─── The records

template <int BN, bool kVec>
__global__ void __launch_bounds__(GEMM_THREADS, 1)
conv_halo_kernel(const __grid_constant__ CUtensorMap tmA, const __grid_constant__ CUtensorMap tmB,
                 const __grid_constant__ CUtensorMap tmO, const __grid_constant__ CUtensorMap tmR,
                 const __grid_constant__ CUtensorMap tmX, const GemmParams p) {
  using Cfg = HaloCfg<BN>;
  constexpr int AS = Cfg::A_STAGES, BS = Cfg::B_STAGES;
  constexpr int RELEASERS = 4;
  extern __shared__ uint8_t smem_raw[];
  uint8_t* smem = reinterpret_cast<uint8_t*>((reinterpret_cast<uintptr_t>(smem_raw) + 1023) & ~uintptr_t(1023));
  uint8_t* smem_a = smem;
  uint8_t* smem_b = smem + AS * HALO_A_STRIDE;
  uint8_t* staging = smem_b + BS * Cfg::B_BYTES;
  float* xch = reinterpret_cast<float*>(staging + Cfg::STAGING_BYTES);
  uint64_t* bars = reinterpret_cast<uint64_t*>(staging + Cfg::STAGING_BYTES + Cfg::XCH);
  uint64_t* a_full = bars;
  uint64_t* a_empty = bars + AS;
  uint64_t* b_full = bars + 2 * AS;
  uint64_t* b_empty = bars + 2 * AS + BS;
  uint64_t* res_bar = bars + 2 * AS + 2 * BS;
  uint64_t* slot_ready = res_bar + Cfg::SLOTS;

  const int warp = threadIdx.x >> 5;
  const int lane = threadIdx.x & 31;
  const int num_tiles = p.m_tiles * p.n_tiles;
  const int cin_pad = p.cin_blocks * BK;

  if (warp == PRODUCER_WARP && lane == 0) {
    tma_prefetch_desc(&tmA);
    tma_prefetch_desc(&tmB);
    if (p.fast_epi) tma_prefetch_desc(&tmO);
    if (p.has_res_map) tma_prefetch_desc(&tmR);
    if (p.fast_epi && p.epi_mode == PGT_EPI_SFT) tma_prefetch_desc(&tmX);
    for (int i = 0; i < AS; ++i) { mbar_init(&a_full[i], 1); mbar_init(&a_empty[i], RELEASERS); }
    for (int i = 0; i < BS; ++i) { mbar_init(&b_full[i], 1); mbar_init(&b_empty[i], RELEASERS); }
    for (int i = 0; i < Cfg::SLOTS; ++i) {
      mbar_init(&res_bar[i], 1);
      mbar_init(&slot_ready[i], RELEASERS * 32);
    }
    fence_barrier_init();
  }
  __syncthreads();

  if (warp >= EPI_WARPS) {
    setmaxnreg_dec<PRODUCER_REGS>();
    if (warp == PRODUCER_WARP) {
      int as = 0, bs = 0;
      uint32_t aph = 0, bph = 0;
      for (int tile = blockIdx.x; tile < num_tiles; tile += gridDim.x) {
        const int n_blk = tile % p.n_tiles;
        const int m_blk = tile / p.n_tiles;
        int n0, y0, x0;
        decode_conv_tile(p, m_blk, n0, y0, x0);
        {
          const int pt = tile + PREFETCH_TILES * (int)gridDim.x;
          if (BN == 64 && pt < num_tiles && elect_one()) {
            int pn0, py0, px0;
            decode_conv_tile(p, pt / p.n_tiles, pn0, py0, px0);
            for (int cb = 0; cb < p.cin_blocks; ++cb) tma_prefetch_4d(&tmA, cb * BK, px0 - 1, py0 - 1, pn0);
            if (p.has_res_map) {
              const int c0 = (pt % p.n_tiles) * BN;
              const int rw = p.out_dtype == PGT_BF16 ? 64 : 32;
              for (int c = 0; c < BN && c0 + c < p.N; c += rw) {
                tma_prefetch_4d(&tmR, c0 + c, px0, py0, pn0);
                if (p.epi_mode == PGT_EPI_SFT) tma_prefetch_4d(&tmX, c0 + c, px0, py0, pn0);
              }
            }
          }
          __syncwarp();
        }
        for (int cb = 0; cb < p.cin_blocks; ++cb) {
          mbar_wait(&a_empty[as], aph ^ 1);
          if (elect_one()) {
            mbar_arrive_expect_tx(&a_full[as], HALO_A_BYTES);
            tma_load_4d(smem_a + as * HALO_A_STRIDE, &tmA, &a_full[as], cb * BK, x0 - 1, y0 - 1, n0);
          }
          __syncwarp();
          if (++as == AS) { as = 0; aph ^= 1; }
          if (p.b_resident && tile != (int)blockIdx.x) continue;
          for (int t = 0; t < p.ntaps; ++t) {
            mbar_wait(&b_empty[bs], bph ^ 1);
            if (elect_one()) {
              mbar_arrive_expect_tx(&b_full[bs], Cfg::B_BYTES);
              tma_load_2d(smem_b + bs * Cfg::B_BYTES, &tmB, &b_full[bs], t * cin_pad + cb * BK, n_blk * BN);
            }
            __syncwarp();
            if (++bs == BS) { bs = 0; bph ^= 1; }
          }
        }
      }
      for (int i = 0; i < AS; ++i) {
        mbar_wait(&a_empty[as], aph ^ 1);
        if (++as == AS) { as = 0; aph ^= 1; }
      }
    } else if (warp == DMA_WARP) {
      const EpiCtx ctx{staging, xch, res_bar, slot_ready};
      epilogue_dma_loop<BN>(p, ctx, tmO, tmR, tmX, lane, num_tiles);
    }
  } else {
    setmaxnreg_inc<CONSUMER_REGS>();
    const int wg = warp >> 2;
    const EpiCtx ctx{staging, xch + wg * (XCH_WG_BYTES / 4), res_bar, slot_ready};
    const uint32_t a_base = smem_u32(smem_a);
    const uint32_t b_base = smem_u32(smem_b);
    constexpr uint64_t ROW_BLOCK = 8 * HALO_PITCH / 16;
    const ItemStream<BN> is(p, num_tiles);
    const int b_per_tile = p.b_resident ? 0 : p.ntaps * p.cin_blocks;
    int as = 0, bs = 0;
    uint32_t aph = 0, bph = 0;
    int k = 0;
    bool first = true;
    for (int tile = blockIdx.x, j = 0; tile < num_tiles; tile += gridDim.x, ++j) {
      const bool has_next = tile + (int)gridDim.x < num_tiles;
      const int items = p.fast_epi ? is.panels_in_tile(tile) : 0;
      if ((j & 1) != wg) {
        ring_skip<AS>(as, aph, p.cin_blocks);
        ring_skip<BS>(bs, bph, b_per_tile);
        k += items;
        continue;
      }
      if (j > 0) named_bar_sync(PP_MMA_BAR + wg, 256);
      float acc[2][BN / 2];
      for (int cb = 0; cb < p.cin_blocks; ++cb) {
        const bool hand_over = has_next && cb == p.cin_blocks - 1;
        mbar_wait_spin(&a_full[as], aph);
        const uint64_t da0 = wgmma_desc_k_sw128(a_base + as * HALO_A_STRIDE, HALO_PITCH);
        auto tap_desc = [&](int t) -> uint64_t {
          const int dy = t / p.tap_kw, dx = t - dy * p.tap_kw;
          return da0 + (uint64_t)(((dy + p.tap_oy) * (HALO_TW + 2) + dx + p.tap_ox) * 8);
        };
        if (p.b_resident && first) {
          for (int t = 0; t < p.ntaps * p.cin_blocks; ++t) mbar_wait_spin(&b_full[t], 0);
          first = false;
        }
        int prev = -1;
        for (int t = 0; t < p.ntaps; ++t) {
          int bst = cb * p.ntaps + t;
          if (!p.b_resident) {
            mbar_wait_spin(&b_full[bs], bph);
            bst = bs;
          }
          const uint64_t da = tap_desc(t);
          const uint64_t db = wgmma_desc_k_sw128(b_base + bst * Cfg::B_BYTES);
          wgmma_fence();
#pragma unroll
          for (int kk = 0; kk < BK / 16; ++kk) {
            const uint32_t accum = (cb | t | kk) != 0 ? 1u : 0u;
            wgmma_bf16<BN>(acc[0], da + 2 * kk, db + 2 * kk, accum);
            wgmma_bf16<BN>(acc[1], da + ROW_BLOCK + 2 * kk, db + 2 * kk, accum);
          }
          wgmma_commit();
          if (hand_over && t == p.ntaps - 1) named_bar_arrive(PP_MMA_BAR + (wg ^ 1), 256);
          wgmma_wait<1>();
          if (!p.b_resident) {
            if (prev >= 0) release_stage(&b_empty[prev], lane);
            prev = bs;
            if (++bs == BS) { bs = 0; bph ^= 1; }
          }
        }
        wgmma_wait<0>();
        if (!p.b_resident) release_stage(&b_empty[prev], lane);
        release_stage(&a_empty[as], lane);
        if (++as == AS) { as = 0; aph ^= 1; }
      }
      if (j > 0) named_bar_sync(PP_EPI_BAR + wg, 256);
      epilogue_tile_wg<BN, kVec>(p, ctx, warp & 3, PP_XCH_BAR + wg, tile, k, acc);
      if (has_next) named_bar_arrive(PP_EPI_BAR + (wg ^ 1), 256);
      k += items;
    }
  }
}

──────

Assignment: Please give again the lines above between the line holding "1023) & ~uintptr_t(1023));" and the line holding "const int rw", inclusive, exactly as they are and with nothing added.

Problem solution:
  uint8_t* smem = reinterpret_cast<uint8_t*>((reinterpret_cast<uintptr_t>(smem_raw) + 1023) & ~uintptr_t(1023));
  uint8_t* smem_a = smem;
  uint8_t* smem_b = smem + AS * HALO_A_STRIDE;
  uint8_t* staging = smem_b + BS * Cfg::B_BYTES;
  float* xch = reinterpret_cast<float*>(staging + Cfg::STAGING_BYTES);
  uint64_t* bars = reinterpret_cast<uint64_t*>(staging + Cfg::STAGING_BYTES + Cfg::XCH);
  uint64_t* a_full = bars;
  uint64_t* a_empty = bars + AS;
  uint64_t* b_full = bars + 2 * AS;
  uint64_t* b_empty = bars + 2 * AS + BS;
  uint64_t* res_bar = bars + 2 * AS + 2 * BS;
  uint64_t* slot_ready = res_bar + Cfg::SLOTS;

  const int warp = threadIdx.x >> 5;
  const int lane = threadIdx.x & 31;
  const int num_tiles = p.m_tiles * p.n_tiles;
  const int cin_pad = p.cin_blocks * BK;

  if (warp == PRODUCER_WARP && lane == 0) {
    tma_prefetch_desc(&tmA);
    tma_prefetch_desc(&tmB);
    if (p.fast_epi) tma_prefetch_desc(&tmO);
    if (p.has_res_map) tma_prefetch_desc(&tmR);
    if (p.fast_epi && p.epi_mode == PGT_EPI_SFT) tma_prefetch_desc(&tmX);
    for (int i = 0; i < AS; ++i) { mbar_init(&a_full[i], 1); mbar_init(&a_empty[i], RELEASERS); }
    for (int i = 0; i < BS; ++i) { mbar_init(&b_full[i], 1); mbar_init(&b_empty[i], RELEASERS); }
    for (int i = 0; i < Cfg::SLOTS; ++i) {
      mbar_init(&res_bar[i], 1);
      mbar_init(&slot_ready[i], RELEASERS * 32);
    }
    fence_barrier_init();
  }
  __syncthreads();

  if (warp >= EPI_WARPS) {
    setmaxnreg_dec<PRODUCER_REGS>();
    if (warp == PRODUCER_WARP) {
      int as = 0, bs = 0;
      uint32_t aph = 0, bph = 0;
      for (int tile = blockIdx.x; tile < num_tiles; tile += gridDim.x) {
        const int n_blk = tile % p.n_tiles;
        const int m_blk = tile / p.n_tiles;
        int n0, y0, x0;
        decode_conv_tile(p, m_blk, n0, y0, x0);
        {
          const int pt = tile + PREFETCH_TILES * (int)gridDim.x;
          if (BN == 64 && pt < num_tiles && elect_one()) {
            int pn0, py0, px0;
            decode_conv_tile(p, pt / p.n_tiles, pn0, py0, px0);
            for (int cb = 0; cb < p.cin_blocks; ++cb) tma_prefetch_4d(&tmA, cb * BK, px0 - 1, py0 - 1, pn0);
            if (p.has_res_map) {
              const int c0 = (pt % p.n_tiles) * BN;
              const int rw = p.out_dtype == PGT_BF16 ? 64 : 32;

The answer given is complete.